The mineworkers were well aware of the risks. Dom Phillips’s article quoted above reports that the dam "suffered a leak last year that compromised its safety, according to employees who allege the mine’s operators did not inform the workforce or relocate a canteen and administration building that were destroyed in the disaster". Phillips spoke to Fernando Coelho, a 35-year-old miner whose father died when the dam failed. Fernando "broke into tears as he remembered his father warning him to steer clear of the dam. ‘That’s going to burst at any time’, he recalled him saying".

Such incidents are part of life and death for miners and local communities. In 2015 another dam in Minas Gerais collapsed, engulfing the small village of Mariana, killing 19 people. Although the loss of life was much lower than at Brumadinho, the collapse of the Bento Rodrigues dam unleashed 60 million cubic metres of iron ore waste. Hundreds of people were displaced and cities suffered water shortages as the Doce river basin was wiped out. It is considered to be Brazil’s biggest environmental disaster.

It had been built using the same upstream dam method as at Brumadinho and was run by Samarco, a joint venture by Vale and BHP Billiton, an Anglo-Australian mining conglomerate. Some commentators expected that tougher controls would follow.

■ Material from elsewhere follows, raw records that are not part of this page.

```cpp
size_t cp_conv_mfma_input_grad_relu_workspace_bytes(int32_t B, int32_t Cin, int32_t H, int32_t W);
int cp_conv_mfma_input_grad_relu(const float* grad_out, const void* wperm_t, const float* y, float* grad_y,
                                 float* grad_bias, int32_t B, int32_t Cin, int32_t H, int32_t W, int32_t Cout,
                                 int32_t taps, void* workspace, size_t workspace_bytes, void* stream);
int cp_conv3x3_s2_input_grad(const float* grad_out, const void* wperm_t, const float* residual, float* grad_in, int32_t B,
                             int32_t Cin, int32_t H, int32_t W, int32_t Cout, void* stream);

int cp_conv3x3_mfma_wgrad_supported(int32_t Cin, int32_t Cout, int32_t H, int32_t W);
int cp_conv3x3_mfma_wgrad(const float* x, const float* go, float* gw, int32_t B, int32_t Cin, int32_t H, int32_t W,
                          int32_t Cout, void* stream);
int cp_conv_mfma_wgrad(const float* x, const float* go, float* gw, int32_t B, int32_t Cin, int32_t H, int32_t W,
                       int32_t Cout, int32_t taps, void* stream);

int cp_conv_direct_wgrad_supported(int32_t Cin, int32_t Cout, int32_t k, int32_t stride, int32_t pad);
int cp_conv_direct_wgrad(const float* x, const float* go, float* gw, int32_t B, int32_t Cin, int32_t H, int32_t W,
                         int32_t Cout, int32_t k, int32_t stride, int32_t pad, void* stream);

size_t cp_heads_fused_w2_bytes(int32_t head_conv);
int cp_heads_fused_prepare_w2(const float* w2, int32_t cout, int32_t head_conv, void* w2perm, void* stream);
int cp_heads_fused_forward(const float* x, const void* wperm1, const float* b1, const void* const* w2perm,
                           const float* const* b2, float* const* out, const int32_t* cout, int32_t nheads, int32_t B,
// ... 191 lines not shown
```

Measured before the change: 391.5 img/s.

## Fuse DLA stem 7x7 conv with level0/level1 convs into one persistent kernel

```diff
diff --git a/centerpoly_amd/_C.py b/centerpoly_amd/_C.py
--- a/centerpoly_amd/_C.py
+++ b/centerpoly_amd/_C.py
@@ -130,6 +130,8 @@
     "cp_conv_mfma_forward_strided": (c_int32, [_P, _P, c_int32, _P, _P, _P, _P] + [c_int32] * 7 + [_P]),
     "cp_dla_base_pair_supported": (c_int32, [c_int32] * 2),
     "cp_dla_base_pair_forward": (c_int32, [_P] * 6 + [c_int32] * 3 + [_P]),
+    "cp_dla_base_trio_supported": (c_int32, [c_int32] * 2),
+    "cp_dla_base_trio_forward": (c_int32, [_P] * 8 + [c_int32] * 3 + [_P]),
     "cp_conv_mfma_forward_split": (c_int32, [_P, c_int32, _P, _P, _P, _P] + [c_int32] * 9 + [_P]),
     "cp_activation_split": (c_int32, [_P, _P] + [c_int32] * 4 + [_P]),
     "cp_activation_unsplit": (c_int32, [_P, _P] + [c_int32] * 4 + [_P]),
@@ -288,6 +290,13 @@
         ev[0].record()
         return ev[1]
 
+    def drop(self, key, end):
+        evs = self.records.get(key)
+        if evs and evs[-1][1] is end:
+            evs.pop()
+            if not evs:
+                del self.records[key]
+
     def summary(self):
         torch.cuda.synchronize()
         out = {}
diff --git a/centerpoly_amd/csrc/conv_base_trio.hip b/centerpoly_amd/csrc/conv_base_trio.hip
--- /dev/null
+++ b/centerpoly_amd/csrc/conv_base_trio.hip
@@ -0,0 +1,396 @@
+#include <type_traits>
+
+#include "cp_common.h"
+
+namespace {
+
+typedef __bf16 tbf16x8 __attribute__((ext_vector_type(8)));
+typedef __bf16 tbf16x2 __attribute__((ext_vector_type(2)));
+typedef float tf32x2 __attribute__((ext_vector_type(2)));
+typedef unsigned tu32x4 __attribute__((ext_vector_type(4)));
+typedef unsigned tu32x2 __attribute__((ext_vector_type(2)));
+
+constexpr unsigned TOOB = 0x80000000u;
+constexpr int NT = 512, NWG = 256;
+constexpr int CIN = 16, C1 = 32, KS = 5;
+constexpr int SKS = 6, SPAIRS = 21;
+constexpr int TW2 = 32;
+constexpr int L0W = 2 * TW2 + 1, LR = 8;
+constexpr int XW = 72, XR = 8;
+constexpr int RR = 12, RP = XW + 5;
+constexpr int NSEG = XW / 4;
+constexpr int XHALF = XR * XW * 16, L0HALF = LR * L0W * 16, RPLANE = 3 * RR * RP * 16;
+constexpr int LDS_BYTES = 2 * RPLANE + 4 * XHALF + 4 * L0HALF;
+static_assert(3 * 4 * NSEG <= NT, "one staging item per thread");
+static_assert(C1 * CIN * 9 * 4 <= 2 * RPLANE, "the raw weights fit the region they pass through");
+static_assert(LDS_BYTES <= 160 * 1024, "one workgroup per CU");
+
+struct TrioArgs {
+  const float* image;
+  const tbf16x8* wp;
+  const float* bs;
+  const float* w0;
+  const float* b0;
+  const float* w1;
+  const float* b1;
+  float* out;
+  int H, W, Ho, Wo;
+  int strips, run_rows, items_per_image, nitems;
+};
+
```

Instead, the Minas Gerais state administration actually made it easier to licence new mines and dams. Samarco has only paid a fraction of the fines levied for the Bento Rodrigues dam burst. There are thousands of these mine-waste dams around the world.

Successive governments have helped mining companies exploit Brazil’s rich natural resources. Regulations have been relaxed, allowing the takeover of land populated by indigenous peoples, the destruction of rainforest, the pollution of land and rivers, alongside attacks on workers’ rights and conditions.

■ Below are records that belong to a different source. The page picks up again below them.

## Add split-K digit GEMM and wide k-star generation for small candidate batches

When there are too few candidate tiles to fill the SMs (the screened-argmax path with an index map), the int8 digit GEMM splits each row block's K range across CTAs. Partial integer accumulators are combined with atomics into a global buffer and a separate epilogue kernel turns them into variance partial sums. The k-star generation also switches to a wide grid split over K stages, writing kernel values to global memory so that a replay kernel computes the mean. This raises parallelism for small batches at the cost of extra memsets, atomics, global traffic and kernel launches.

```diff
diff --git a/trieste_b200/csrc/digit_gemm.cuh b/trieste_b200/csrc/digit_gemm.cuh
--- a/trieste_b200/csrc/digit_gemm.cuh
+++ b/trieste_b200/csrc/digit_gemm.cuh
@@ -34,9 +34,10 @@
 constexpr int CONSUMER_WARPS = 8;
 constexpr int THREADS = CONSUMER_WARPS * 32 + 128;
 constexpr int PRODUCER_REGS = 40, CONSUMER_REGS = 232;
-enum { EPI_SUMSQ = 0, EPI_STORE = 1 };
-
-template <int S> __host__ __device__ constexpr int chunk_cols() { return S >= 6 ? 32 : 64; }
+enum { EPI_SUMSQ = 0, EPI_STORE = 1, EPI_SPLIT = 2 };
+
+__host__ __device__ constexpr int chunk_cols_of(int S) { return S >= 6 ? 32 : 64; }
+template <int S> __host__ __device__ constexpr int chunk_cols() { return chunk_cols_of(S); }
 template <int S> __host__ __device__ constexpr int stage_bytes() { return S * (ATILE + chunk_cols<S>() * KST); }
 template <int S> __host__ __device__ constexpr size_t smem_bytes() {
   return (size_t)STAGES * stage_bytes<S>() + 256 + (size_t)CONSUMER_WARPS * chunk_cols<S>() * sizeof(double);
@@ -95,12 +96,99 @@
   return __hiloint2double(0x43300000, (int)(t ^ 0x80000000u)) - 4503601774854144.0;
 }
 
+__host__ __device__ inline int rowblock_stages(int I, int nst, int full_rows) { return full_rows ? nst : min(2 * (I + 1), nst); }
+
+__host__ __device__ inline int split_units(int NB, int nst, int full_rows, int kper) {
+  int u = 0;
+  for (int I = 0; I < NB; ++I) u += (rowblock_stages(I, nst, full_rows) + kper - 1) / kper;
+  return u;
+}
+
+template <int EPI>
+__device__ __forceinline__ bool item_range(int g, int i, int G, int NB, int nst, int full_rows, int kper, int& I, int& k0, int& k1) {
+  if constexpr (EPI == EPI_SPLIT) {
+    if (i > 0) return false;
+    for (I = 0; I < NB; ++I) {
+      const int nk = rowblock_stages(I, nst, full_rows), p = (nk + kper - 1) / kper;
+      if (g < p) {
+        k0 = g * kper;
+        k1 = min(nk, k0 + kper);
+        return true;
+      }
+      g -= p;
+    }
+    return false;
+  } else {
+    I = serpentine_rowblock(i, g, G);
+    k0 = 0;
+    k1 = rowblock_stages(I, nst, full_rows);
+    return I < NB;
+  }
+}
+
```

Bolsonaro has made it clear that he intends to accelerate this process. It is possible that the anger surrounding the Brumadinho disaster could delay his immediate plans – there will be some kind of investigation, legal cases and further revelations. Indeed, the ANM has had to call for the decommissioning of upstream dams by 2021. Nonetheless, this will only be a temporary reprieve until market forces fully kick in again – unless mass action pushes the ruling class back.

Iron ore is a vital commodity. If the capitalist system runs on oil, it is built with iron ore – 98% of which goes into steel production. Steel is in everything from vehicles to vacuum cleaners, bridges and buildings. That only adds to the political clout of the mining companies – with their hired politicians and the state forces that, ultimately, defend the interests of their capitalist system.

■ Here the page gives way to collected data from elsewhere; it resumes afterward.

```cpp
__global__ __launch_bounds__(256) void head_margin_kernel(const float* __restrict__ logits, int C, const float* __restrict__ emb, int P,
                                                          const float* __restrict__ W, float* __restrict__ margin,
                                                          float* __restrict__ sens, int64_t* __restrict__ top2) {
    __shared__ ValIdx red[4];
    __shared__ float redf[8];
    const int b = blockIdx.x, tid = threadIdx.x;
    const float* row = logits + (int64_t)b * C;
    ValIdx b1; b1.v = -FLT_MAX; b1.i = 0x7fffffff;
    bool any = false;
    for (int c = tid; c < C; c += 256) { const float v = row[c]; if (!any || better(v, c, b1.v, b1.i)) { b1.v = v; b1.i = c; any = true; } }
    if (!any) { b1.v = -FLT_MAX; b1.i = 0x7fffffff; }
    const ValIdx t1 = block_argbest(b1, red);
    ValIdx b2; b2.v = -FLT_MAX; b2.i = 0x7fffffff;
    any = false;
    for (int c = tid; c < C; c += 256) {
        if (c == t1.i) continue;
        const float v = row[c];
        if (!any || better(v, c, b2.v, b2.i)) { b2.v = v; b2.i = c; any = true; }
    }
    if (!any) { b2.v = -FLT_MAX; b2.i = 0x7fffffff; }
    __syncthreads();
    const ValIdx t2 = block_argbest(b2, red);
    const bool have2 = C > 1 && t2.i >= 0 && t2.i < C;
    float se = 0.f, sw = 0.f;
    {
        const int c0 = tid * 4;
        const float invP = 1.0f / (float)P;
#pragma unroll
        for (int e = 0; e < 4; ++e) {
            float a = 0.f;
            for (int p = 0; p < P; ++p) a += emb[((int64_t)b * P + p) * VIT_HIDDEN + c0 + e];
            a *= invP;
            se += a * a;
            if (have2) { const float d = W[(int64_t)t1.i * VIT_HIDDEN + c0 + e] - W[(int64_t)t2.i * VIT_HIDDEN + c0 + e]; sw += d * d; }
        }
    }
    se = wave_sum(se); sw = wave_sum(sw);
    __syncthreads();
    if ((tid & 63) == 0) { redf[tid >> 6] = se; redf[4 + (tid >> 6)] = sw; }
    __syncthreads();
    if (tid == 0) {
        se = (redf[0] + redf[1]) + (redf[2] + redf[3]);
        sw = (redf[4] + redf[5]) + (redf[6] + redf[7]);
        margin[b] = have2 ? t1.v - t2.v : INFINITY;
        sens[b] = have2 ? sqrtf(se) * sqrtf(sw) * (1.0f / 32.0f) : 0.f;
        if (top2) top2[b] = have2 ? t2.i : t1.i;
    }
}

extern "C" int pg_head_margin(const float* logits, int B, int C, const float* emb, int P, const float* W, float* margin, float* sens,
                              int64_t* top2, void* stream) {
    if (B < 0) { pg_set_error("head_margin: B = %d", B); return PG_EINVAL; }
    if (B == 0) return PG_OK;
    if (!logits || !emb || !W || !margin || !sens) { pg_set_error("head_margin: null pointer argument"); return PG_EINVAL; }
    if (P < 1 || C < 1) { pg_set_error("head_margin: bad P=%d C=%d", P, C); return PG_EINVAL; }
    hipLaunchKernelGGL(head_margin_kernel, dim3(B), dim3(256), 0, (hipStream_t)stream, logits, C, emb, P, W, margin, sens, top2);
    return pg_check_launch("head_margin");
}
```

The Córrego de Feijão dam disaster has exposed the murderous nature of capitalism. There has to be a full, public inquiry led by mineworkers, and including representatives from the local community and involving the wider trade union and workers’ movement, indigenous peoples and environmental activists. Vale SA must be made accountable. Forcing open the corporation’s books would reveal where the profits come from and where they go – and would put the nationalisation of Brazil’s mining sector firmly on the agenda. It would also shine a light on the murky workings of the whole system.

Environmental destruction, pollution and global warming affect everyone on the planet. However, workers and the poorest people are on the front line, as Brumadinho shows so tragically. While CEOs and their political cronies live in luxury, most people are forced to live and work in horrific conditions, denied a living wage or access to good quality housing, education and healthcare.

Yet workers produce the world’s goods and wealth – and the capitalists’ profits. This gives them great potential power. Their collective organisation in the workplace and society means that the working class could take over the running of society, involving other oppressed people and wide sections of the middle classes in the socialist transformation of society. We could then plan production and the use of the world’s resources democratically and sustainably.

This is not just a nice idea. It not one of a number of options. It is the only way to put an end to capitalism’s wanton disregard for human life, and to secure a planet fit for future generations.